Segment Open

EXPORTS = [
    "cmdp_version", "cmdp_build_id", "cmdp_last_error", "cmdp_device_count", "cmdp_set_device", "cmdp_create", "cmdp_destroy",
    "cmdp_stream", "cmdp_reset", "cmdp_step", "cmdp_rollout", "cmdp_rollout_async", "cmdp_synchronize", "cmdp_stat", "cmdp_calibrate", "cmdp_set_option", "cmdp_lds_plan",
    "cmdp_visits", "cmdp_reset_visits", "cmdp_set_visits", "cmdp_state", "cmdp_last_start", "cmdp_vi_discounted", "cmdp_pe_discounted",
    "cmdp_vi_episodic", "cmdp_pe_episodic", "cmdp_diameter", "cmdp_diameter_episodic", "cmdp_value_norm", "cmdp_gth", "cmdp_qlearning_create", "cmdp_qlearning_destroy", "cmdp_qlearning_run",
    "cmdp_qlearning_tables", "cmdp_qlearning_evaluate", "cmdp_greedy_policy_episodic", "cmdp_qlearning_continuous_create",
    "cmdp_qlearning_policy", "cmdp_qlearning_average_reward", "cmdp_qlearning_run_logged", "cmdp_tracker_replay", "cmdp_average_reward", "cmdp_diameter_range", "cmdp_diameter_sparse_f64", "cmdp_mixing_time", "cmdp_set_observation_table", "cmdp_observe", "cmdp_observe_noise",
    "cmdp_set_reward_streams", "cmdp_legacy_beta", "cmdp_extended_vi",
    "cmdp_ucrl2_create", "cmdp_ucrl2_destroy", "cmdp_ucrl2_run", "cmdp_ucrl2_layout", "cmdp_ucrl2_model", "cmdp_ucrl2_last_solve",
    "cmdp_ucrl2_set_option", "cmdp_ucrl2_policy", "cmdp_ucrl2_average_reward", "cmdp_model_vi_scheme", "cmdp_vi_discounted_model",
    "cmdp_psrl_create", "cmdp_psrl_destroy", "cmdp_psrl_run", "cmdp_psrl_layout", "cmdp_psrl_model", "cmdp_psrl_last_sample",
    "cmdp_psrl_reference_sample", "cmdp_vi_episodic_dense", "cmdp_psrl_episode_end_update", "cmdp_k1e_round_interior",
    "cmdp_k1e_code_counts", "cmdp_k1e_scan_words", "cmdp_k1s_plan", "cmdp_k1s_plan_desc", "cmdp_det_plan", "cmdp_det_plan_desc", "cmdp_chain_plan_desc", "cmdp_chain_choice",
    "cmdp_k1e_pair_plan", "cmdp_k1e_pair_plan_desc",
    "cmdp_psrl_map_rows", "cmdp_vi_episodic_map", "cmdp_psrl_policy", "cmdp_psrl_evaluate",
    "cmdp_ucrl2_run_logged", "cmdp_psrl_run_logged",
    "cmdp_set_action_streams", "cmdp_action_stream_state", "cmdp_set_action_stream_state", "cmdp_mt_randint", "cmdp_mt_action_bits",
    "cmdp_psrlc_create", "cmdp_psrlc_destroy", "cmdp_psrlc_run", "cmdp_psrlc_episode_end_update", "cmdp_psrlc_layout",
    "cmdp_psrlc_model", "cmdp_psrlc_last_sample", "cmdp_psrlc_set_option", "cmdp_psrlc_policy", "cmdp_psrlc_average_reward",
    "cmdp_vi_discounted_dense", "cmdp_vi_discounted_map",
]


class CmdpDesc(C.Structure):
    _fields_ = [
        ("n_instances", C.c_int32), ("n_actions", C.c_int32), ("horizon", C.c_int32), ("rng_mode", C.c_int32),
        ("layout", C.c_int32), ("flags", C.c_int32),
        ("reward_min", C.c_double), ("reward_max", C.c_double),
        ("state_off", C.c_void_p),
        ("sp_ptr", C.c_void_p), ("sp_next", C.c_void_p), ("sp_cum", C.c_void_p), ("sp_reward", C.c_void_p),
        ("sp_rkind", C.c_void_p), ("sp_rp0", C.c_void_p), ("sp_rp1", C.c_void_p), ("sp_seed", C.c_void_p), ("start_off", C.c_void_p), ("start_state", C.c_void_p),
        ("start_cum", C.c_void_p), ("start_seed", C.c_void_p), ("philox_key", C.c_void_p),
        ("csr_ptr", C.c_void_p), ("csr_col", C.c_void_p), ("csr_val", C.c_void_p), ("R", C.c_void_p),
    ]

Segment Closed

* _Exercise goal_: Repeat all the entries above without altering anything.

* _Response area_:
EXPORTS = [
    "cmdp_version", "cmdp_build_id", "cmdp_last_error", "cmdp_device_count", "cmdp_set_device", "cmdp_create", "cmdp_destroy",
    "cmdp_stream", "cmdp_reset", "cmdp_step", "cmdp_rollout", "cmdp_rollout_async", "cmdp_synchronize", "cmdp_stat", "cmdp_calibrate", "cmdp_set_option", "cmdp_lds_plan",
    "cmdp_visits", "cmdp_reset_visits", "cmdp_set_visits", "cmdp_state", "cmdp_last_start", "cmdp_vi_discounted", "cmdp_pe_discounted",
    "cmdp_vi_episodic", "cmdp_pe_episodic", "cmdp_diameter", "cmdp_diameter_episodic", "cmdp_value_norm", "cmdp_gth", "cmdp_qlearning_create", "cmdp_qlearning_destroy", "cmdp_qlearning_run",
    "cmdp_qlearning_tables", "cmdp_qlearning_evaluate", "cmdp_greedy_policy_episodic", "cmdp_qlearning_continuous_create",
    "cmdp_qlearning_policy", "cmdp_qlearning_average_reward", "cmdp_qlearning_run_logged", "cmdp_tracker_replay", "cmdp_average_reward", "cmdp_diameter_range", "cmdp_diameter_sparse_f64", "cmdp_mixing_time", "cmdp_set_observation_table", "cmdp_observe", "cmdp_observe_noise",
    "cmdp_set_reward_streams", "cmdp_legacy_beta", "cmdp_extended_vi",
    "cmdp_ucrl2_create", "cmdp_ucrl2_destroy", "cmdp_ucrl2_run", "cmdp_ucrl2_layout", "cmdp_ucrl2_model", "cmdp_ucrl2_last_solve",
    "cmdp_ucrl2_set_option", "cmdp_ucrl2_policy", "cmdp_ucrl2_average_reward", "cmdp_model_vi_scheme", "cmdp_vi_discounted_model",
    "cmdp_psrl_create", "cmdp_psrl_destroy", "cmdp_psrl_run", "cmdp_psrl_layout", "cmdp_psrl_model", "cmdp_psrl_last_sample",
    "cmdp_psrl_reference_sample", "cmdp_vi_episodic_dense", "cmdp_psrl_episode_end_update", "cmdp_k1e_round_interior",
    "cmdp_k1e_code_counts", "cmdp_k1e_scan_words", "cmdp_k1s_plan", "cmdp_k1s_plan_desc", "cmdp_det_plan", "cmdp_det_plan_desc", "cmdp_chain_plan_desc", "cmdp_chain_choice",
    "cmdp_k1e_pair_plan", "cmdp_k1e_pair_plan_desc",
    "cmdp_psrl_map_rows", "cmdp_vi_episodic_map", "cmdp_psrl_policy", "cmdp_psrl_evaluate",
    "cmdp_ucrl2_run_logged", "cmdp_psrl_run_logged",
    "cmdp_set_action_streams", "cmdp_action_stream_state", "cmdp_set_action_stream_state", "cmdp_mt_randint", "cmdp_mt_action_bits",
    "cmdp_psrlc_create", "cmdp_psrlc_destroy", "cmdp_psrlc_run", "cmdp_psrlc_episode_end_update", "cmdp_psrlc_layout",
    "cmdp_psrlc_model", "cmdp_psrlc_last_sample", "cmdp_psrlc_set_option", "cmdp_psrlc_policy", "cmdp_psrlc_average_reward",
    "cmdp_vi_discounted_dense", "cmdp_vi_discounted_map",
]


class CmdpDesc(C.Structure):
    _fields_ = [
        ("n_instances", C.c_int32), ("n_actions", C.c_int32), ("horizon", C.c_int32), ("rng_mode", C.c_int32),
        ("layout", C.c_int32), ("flags", C.c_int32),
        ("reward_min", C.c_double), ("reward_max", C.c_double),
        ("state_off", C.c_void_p),
        ("sp_ptr", C.c_void_p), ("sp_next", C.c_void_p), ("sp_cum", C.c_void_p), ("sp_reward", C.c_void_p),
        ("sp_rkind", C.c_void_p), ("sp_rp0", C.c_void_p), ("sp_rp1", C.c_void_p), ("sp_seed", C.c_void_p), ("start_off", C.c_void_p), ("start_state", C.c_void_p),
        ("start_cum", C.c_void_p), ("start_seed", C.c_void_p), ("philox_key", C.c_void_p),
        ("csr_ptr", C.c_void_p), ("csr_col", C.c_void_p), ("csr_val", C.c_void_p), ("R", C.c_void_p),
    ]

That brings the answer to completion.